Discovery Challenge

Farfetch Fashion Recommendations Challenge


The importance of online sales in the luxury fashion space has been growing at an accelerated pace in the last few years, as consumers of this once traditional industry now expect easy access to a worldwide network of brands and retailers. Farfetch operates in this space and has the mission to bring together creators, curators, and consumers of fashion, all over the world.

To be successful in this landscape, it's necessary to provide a tailored, personalised and authoritative fashion shopping experience. Recommendation systems play an important role in the user journey, allowing customers to discover products that speak to their style, complement their choices, or challenge them with bold new ideas. Farfetch continuously works to improve its own recommender system with this ambitious goal in mind.

In this challenge, you will attempt to solve this unique problem by predicting which products were clicked on a set of recommendations shown to a user. This is a core task of any successful recommendations system, and the key to understanding user behaviour. For this, we will provide an anonymised dataset consisting of real interactions of users with the Farfetch platform.

Finding the planet in the noise: De-trending exoplanet lightcurves from non-linear noise


To date we know of over 4600 extrasolar planets – planets orbiting other stars – in our galaxy. By observing and analysing the thin atmospheric envelope of these planets, we can characterise their natures and understand their formation and evolution histories. The European Space Agency’s Ariel space telescope, to be launched in 2029, will aim to characterise 1000 of these foreign worlds. Ariel will measure the chemical and cloud signatures of these atmospheres by collecting the stellar light that passes through the atmospheric annulus as the planet transits in front of its star in our line of sight. This measurement pushes current technology to its very limits and the scientific signal is heavily corrupted with non-Gaussian instrument noise and astrophysical distortions originating from the activity of the host-star.

Modelling and correcting for the non-linear, and often unknown, nature of these noise sources is one of the central challenges. To date, solutions to this data mining problem are often ad-hoc and prone to significant biases by applying inaccurate/incomplete parametric corrections. This remains an unsolved problem and learning the non-linear nature of the noise is a promising new direction. The challenge will focus on building supervised time series de-trending algorithms to detect and de-trend the presence of non-linear instrument and stellar noise (signal-denoising). The data consist of sets of spectroscopic light curves (simultaneously recorded time series of flux in different wavelengths of light) corrupted by stellar and instrument noise and the corresponding clean sets, along with auxiliary observation information.

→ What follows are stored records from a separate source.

static int tensor_maps(const uint8_t* images, int B, int H, int W, bool aligned, TmapSet* out) {
    typedef CUresult (*EncodeFn)(CUtensorMap*, CUtensorMapDataType, cuuint32_t, void*, const cuuint64_t*, const cuuint64_t*,
                                 const cuuint32_t*, const cuuint32_t*, CUtensorMapInterleave, CUtensorMapSwizzle,
                                 CUtensorMapL2promotion, CUtensorMapFloatOOBfill);
    static std::mutex mu;
    static TmapSet cached;
    static const uint8_t* k_images = nullptr;
    static int k_B = 0, k_H = 0, k_W = 0, k_dev = -1;
    static EncodeFn encode = nullptr;
    std::lock_guard<std::mutex> lock(mu);
    if (!aligned) { memset(out, 0, sizeof(TmapSet)); return BPC_OK; }
    int dev = 0;
    cudaGetDevice(&dev);
    if (images == k_images && B == k_B && H == k_H && W == k_W && dev == k_dev) { *out = cached; return BPC_OK; }
    if (!encode) {
        cudaDriverEntryPointQueryResult q;
        void* fnp = nullptr;
        cudaError_t e = cudaGetDriverEntryPoint("cuTensorMapEncodeTiled", &fnp, cudaEnableDefault, &q);
        if (e != cudaSuccess) return (int)e;
        if (q != cudaDriverEntryPointSuccess || !fnp) return (int)cudaErrorNotSupported;
        encode = (EncodeFn)fnp;
    }
    const cuuint64_t gdim[2] = {(cuuint64_t)W * 3 / 4, (cuuint64_t)B * H};
    const cuuint64_t gstride[1] = {(cuuint64_t)W * 3};
    const cuuint32_t estr[2] = {1, 1};
    for (int i = 0; i < N_TMAPS; ++i) {
        const int pitch = i < 13 ? 64 + 32 * i : 512 + 64 * (i - 13);
        const cuuint32_t box[2] = {(cuuint32_t)pitch / 4, (cuuint32_t)tmap_rows(pitch)};
        const CUresult r = encode(&cached.m[i], CU_TENSOR_MAP_DATA_TYPE_UINT32, 2, (void*)images, gdim, gstride, box, estr,
                                  CU_TENSOR_MAP_INTERLEAVE_NONE, CU_TENSOR_MAP_SWIZZLE_NONE, BPC_L2_PROMO,
                                  CU_TENSOR_MAP_FLOAT_OOB_FILL_NONE);
        if (r != CUDA_SUCCESS) { k_images = nullptr; return (int)cudaErrorInvalidValue; }
    }
    for (int i = 0; i < N_TMAPS8; ++i) {
        const int pitch = 64 + 32 * i;
        const cuuint32_t box[2] = {(cuuint32_t)pitch / 4, (cuuint32_t)STREAM_ROWS};
        const CUresult r = encode(&cached.m8[i], CU_TENSOR_MAP_DATA_TYPE_UINT32, 2, (void*)images, gdim, gstride, box, estr,
                                  CU_TENSOR_MAP_INTERLEAVE_NONE, CU_TENSOR_MAP_SWIZZLE_NONE, BPC_L2_PROMO,
                                  CU_TENSOR_MAP_FLOAT_OOB_FILL_NONE);
        if (r != CUDA_SUCCESS) { k_images = nullptr; return (int)cudaErrorInvalidValue; }
    }
    k_images = images; k_B = B; k_H = H; k_W = W; k_dev = dev;
    *out = cached;
    return BPC_OK;
}

static size_t ws_off_xdesc(int R) { return (((size_t)R * sizeof(RoiGeom)) + 15) & ~(size_t)15; }
static size_t ws_off_ydesc(int R, int T) { return ws_off_xdesc(R) + (size_t)R * desc_stride(T) * sizeof(float4); }
static size_t ws_off_count(int R, int T) { return ws_off_ydesc(R, T) + (size_t)R * ydesc_stride(T) * sizeof(float4); }
static size_t crop_workspace_bytes(int R, int T) { return ws_off_count(R, T) + 64 + 2 * (size_t)R * sizeof(int32_t) + 64; }

template <bool OUT_U8, bool BF16 = false>
static int launch_crop(const uint8_t* images, int B, int H, int W, const int32_t* rois, int R, const int32_t* n_rois_dev,
                       int roi_first, int T, const uint8_t* fill, int swap_rb, const float* lut, float* outf, uint8_t* outb,
                       int32_t* status, void* workspace, size_t workspace_bytes, void* stream) {
    if (R < 0 || B < 1 || H < 1 || W < 1 || T < 1 || T > BPC_MAX_TARGET || !fill) return BPC_EINVAL;
    if (R > 0 && (!images || !rois || !workspace || (!OUT_U8 && (!lut || !outf)) || (OUT_U8 && !outb))) return BPC_EINVAL;
    if (((uintptr_t)images & 15) != 0 || ((uintptr_t)workspace & 15) != 0) return BPC_EALIGN;
    if (R == 0) return BPC_OK;
    if (workspace_bytes < crop_workspace_bytes(R, T)) return BPC_EWORKSPACE;
    const int nslot = (T + 31) / 32 + 1;
    if ((long long)R * nslot > 0x7fffffffLL) return BPC_ETOOBIG;
    cudaStream_t st = (cudaStream_t)stream;
    unsigned char* wsb = (unsigned char*)workspace;
    RoiGeom* geom = (RoiGeom*)wsb;
    float4* xdesc = (float4*)(wsb + ws_off_xdesc(R));
    float4* ydesc = (float4*)(wsb + ws_off_ydesc(R, T));
    int32_t* gcount = (int32_t*)(wsb + ws_off_count(R, T));
    int32_t* wcount = gcount + 4;
    int32_t* glist = gcount + 16;
    int32_t* list1 = glist + R;
    cudaError_t e = cudaMemsetAsync(gcount, 0, 64, st);
    if (e != cudaSuccess) return (int)e;
    const bool aligned = ((long long)W * 3) % 16 == 0 && (long long)W * 3 >= TMAP_MAX_PITCH;
    const bool use_cta = aligned && T <= CTA_MAX_T && (long long)W * 3 >= cta_pitch_max(T);
    if (BF16 && !use_cta) return BPC_EUNSUPPORTED;
    bpc_crop_prep_kernel<<<R, PREP_THREADS, 0, st>>>(images, B, H, W, rois, R, n_rois_dev, roi_first, T, (aligned ? 1 : 0) | (use_cta ? 2 : 0), geom, xdesc, ydesc,
                                            glist, gcount, status, use_cta ? list1 : nullptr);
    BPC_LAUNCH_CHECK();
    const uchar4 f4 = make_uchar4(fill[0], fill[1], fill[2], 0);
    if (use_cta) {
        const int rc = crop_cta_launch(OUT_U8 ? 1 : (BF16 ? 2 : 0), images, B, H, W, geom, xdesc, ydesc, list1, gcount, R, T, f4, swap_rb, lut,
                                       outf, outb, st);
        if (rc != BPC_OK) return rc;
    }
    if (!use_cta) {
        typedef void (*WarpFn)(const uint8_t*, int, int, int, const RoiGeom*, const float4*, const float4*, int32_t*, int, int, int,
                               uchar4, int, const float*, float*, uint8_t*, const TmapSet, const int32_t*);
        TmapSet tmaps;
        const int terr = tensor_maps(images, B, H, W, aligned, &tmaps);
        if (terr != BPC_OK) return terr;
        WarpFn fn;
        const bool sw = swap_rb != 0;
#define BPC_PICK(TTV)                                                                                                  \
    (aligned ? (sw ? bpc_crop_warp_kernel<OUT_U8, TTV, true, true> : bpc_crop_warp_kernel<OUT_U8, TTV, true, false>)   \
             : (sw ? bpc_crop_warp_kernel<OUT_U8, TTV, false, true> : bpc_crop_warp_kernel<OUT_U8, TTV, false, false>))
        if (OUT_U8) fn = aligned ? bpc_crop_warp_kernel<OUT_U8, 0, true, false> : bpc_crop_warp_kernel<OUT_U8, 0, false, false>;
        else if (T == 224) fn = BPC_PICK(224);
        else if (T == 256) fn = BPC_PICK(256);
        else fn = BPC_PICK(0);
#undef BPC_PICK
        e = cudaFuncSetAttribute(fn, cudaFuncAttributeMaxDynamicSharedMemorySize, WARPK_SMEM);
        if (e != cudaSuccess) return (int)e;
        const int cta_threads = 256;
        const long long nitems = (long long)R * nslot;
        const long long want = (nitems + WARPK_WARPS - 1) / WARPK_WARPS;
        int dev = 0, sms = 148, per_sm = 3;
        cudaGetDevice(&dev);
        cudaDeviceGetAttribute(&sms, cudaDevAttrMultiProcessorCount, dev);
        if (cudaOccupancyMaxActiveBlocksPerMultiprocessor(&per_sm, fn, cta_threads, WARPK_SMEM) != cudaSuccess || per_sm < 1) per_sm = 1;
        const long long slots = (long long)sms * per_sm;
        const int grid = (int)(want < slots ? want : slots);
        fn<<<grid, cta_threads, WARPK_SMEM, st>>>(images, B, H, W, geom, xdesc, ydesc, wcount, R, T, nslot, f4, swap_rb, lut, outf, outb, tmaps, use_cta ? list1 : nullptr);
        BPC_LAUNCH_CHECK();
    }
    const int nbands = (T + CROP_BAND - 1) / CROP_BAND;
    const long long max_items = (long long)R * nbands;
    const int grid = (int)(max_items < 148 * 2 ? max_items : 148 * 2);
    const int threads = ((T + 31) / 32) * 32;
    if (threads <= 256) {
        e = cudaFuncSetAttribute(bpc_crop_generic_kernel<OUT_U8, 256, BF16>, cudaFuncAttributeMaxDynamicSharedMemorySize, CROP_RAW_BYTES);
        if (e != cudaSuccess) return (int)e;
        bpc_crop_generic_kernel<OUT_U8, 256, BF16><<<grid, threads, CROP_RAW_BYTES, st>>>(images, B, H, W, geom, glist, gcount, T, nbands, f4,
                                                                                   swap_rb, lut, outf, outb);
    } else {
        e = cudaFuncSetAttribute(bpc_crop_generic_kernel<OUT_U8, 1024, BF16>, cudaFuncAttributeMaxDynamicSharedMemorySize, CROP_RAW_BYTES);
        if (e != cudaSuccess) return (int)e;
        bpc_crop_generic_kernel<OUT_U8, 1024, BF16><<<grid, threads, CROP_RAW_BYTES, st>>>(images, B, H, W, geom, glist, gcount, T, nbands, f4,
                                                                                    swap_rb, lut, outf, outb);
    }
    BPC_LAUNCH_CHECK();
    return BPC_OK;
}

}

using namespace bpc;

extern "C" size_t bpc_roi_crop_workspace_bytes(int R, int T) { return (R < 0 || T < 1 || T > BPC_MAX_TARGET) ? 0 : crop_workspace_bytes(R, T); }

extern "C" int bpc_roi_crop(const uint8_t* images, int B, int H, int W, const int32_t* rois, int R,
                            const int32_t* n_rois_dev, int roi_first, int T, const uint8_t* fill, int swap_rb,
                            const float* lut, float* out, int32_t* status, void* workspace, size_t workspace_bytes,
                            void* stream) {
    if (((uintptr_t)out & 15) != 0) return BPC_EALIGN;
    return launch_crop<false>(images, B, H, W, rois, R, n_rois_dev, roi_first, T, fill, swap_rb, lut, out, nullptr, status,
                              workspace, workspace_bytes, stream);
}

extern "C" int bpc_roi_crop_bf16(const uint8_t* images, int B, int H, int W, const int32_t* rois, int R,
                                 const int32_t* n_rois_dev, int roi_first, int T, const uint8_t* fill, int swap_rb,
                                 const float* lut, void* out, int32_t* status, void* workspace, size_t workspace_bytes,
                                 void* stream) {
    if (((uintptr_t)out & 15) != 0) return BPC_EALIGN;
    return launch_crop<false, true>(images, B, H, W, rois, R, n_rois_dev, roi_first, T, fill, swap_rb, lut, (float*)out, nullptr, status,
                                    workspace, workspace_bytes, stream);
}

Solving this problem will mean improving our understanding of the characteristics of currently confirmed exoplanets, potentially recognising false positive / false negative detections of atmospheric chemistries and improving our ability to analyse observations of smaller and temperate worlds.

Discover the mysteries of the Maya


Remote sensing has greatly accelerated traditional archaeological landscape surveys in the forested regions of the ancient Maya. Typical exploration and discovery attempts, beside focusing on whole ancient cities, focus also on individual buildings and structures. Recently, there have been recent successful attempts of utilizing machine learning for identifying ancient Maya settlements. These attempts, while relevant, focus on narrow areas and rely on high-quality aerial laser scanning (ALS) data which covers only a fraction of the region where ancient Maya were once settled. Satellite image data, on the other hand, produced by the European Space Agency’s (ESA) Sentinel missions, is abundant and, more importantly, publicly available.

In particular, the Sentinel-1 satellites are equipped with Synthetic Aperture Radar (SAR) operating globally with frequent revisit periods, while the the Sentinel-2 satellites are equipped with one of the most sophisticated optical sensors (MSI and SWIR), capturing imagery from visible to medium-infrared spectrum with a spatial resolution of 10-60m. While the latter has been shown to lead to accurate performance on a variety of remote sensing tasks, the data from the optical sensors is heavily dependent on the presence of cloud cover, therefore combining it with radar data from the Sentinel-1 satellites provides an additional benefit. Integrating Sentinel data has been shown to lead to improved performance for different tasks of land-use and land-cover classification. This is the goal of the challenge: Explore the potential of the Sentinel satellite data (as well as making use of the available ALS data) for integrated image segmentation in order to locate and identify “lost” ancient Maya settlements, hidden under the thick forest canopy.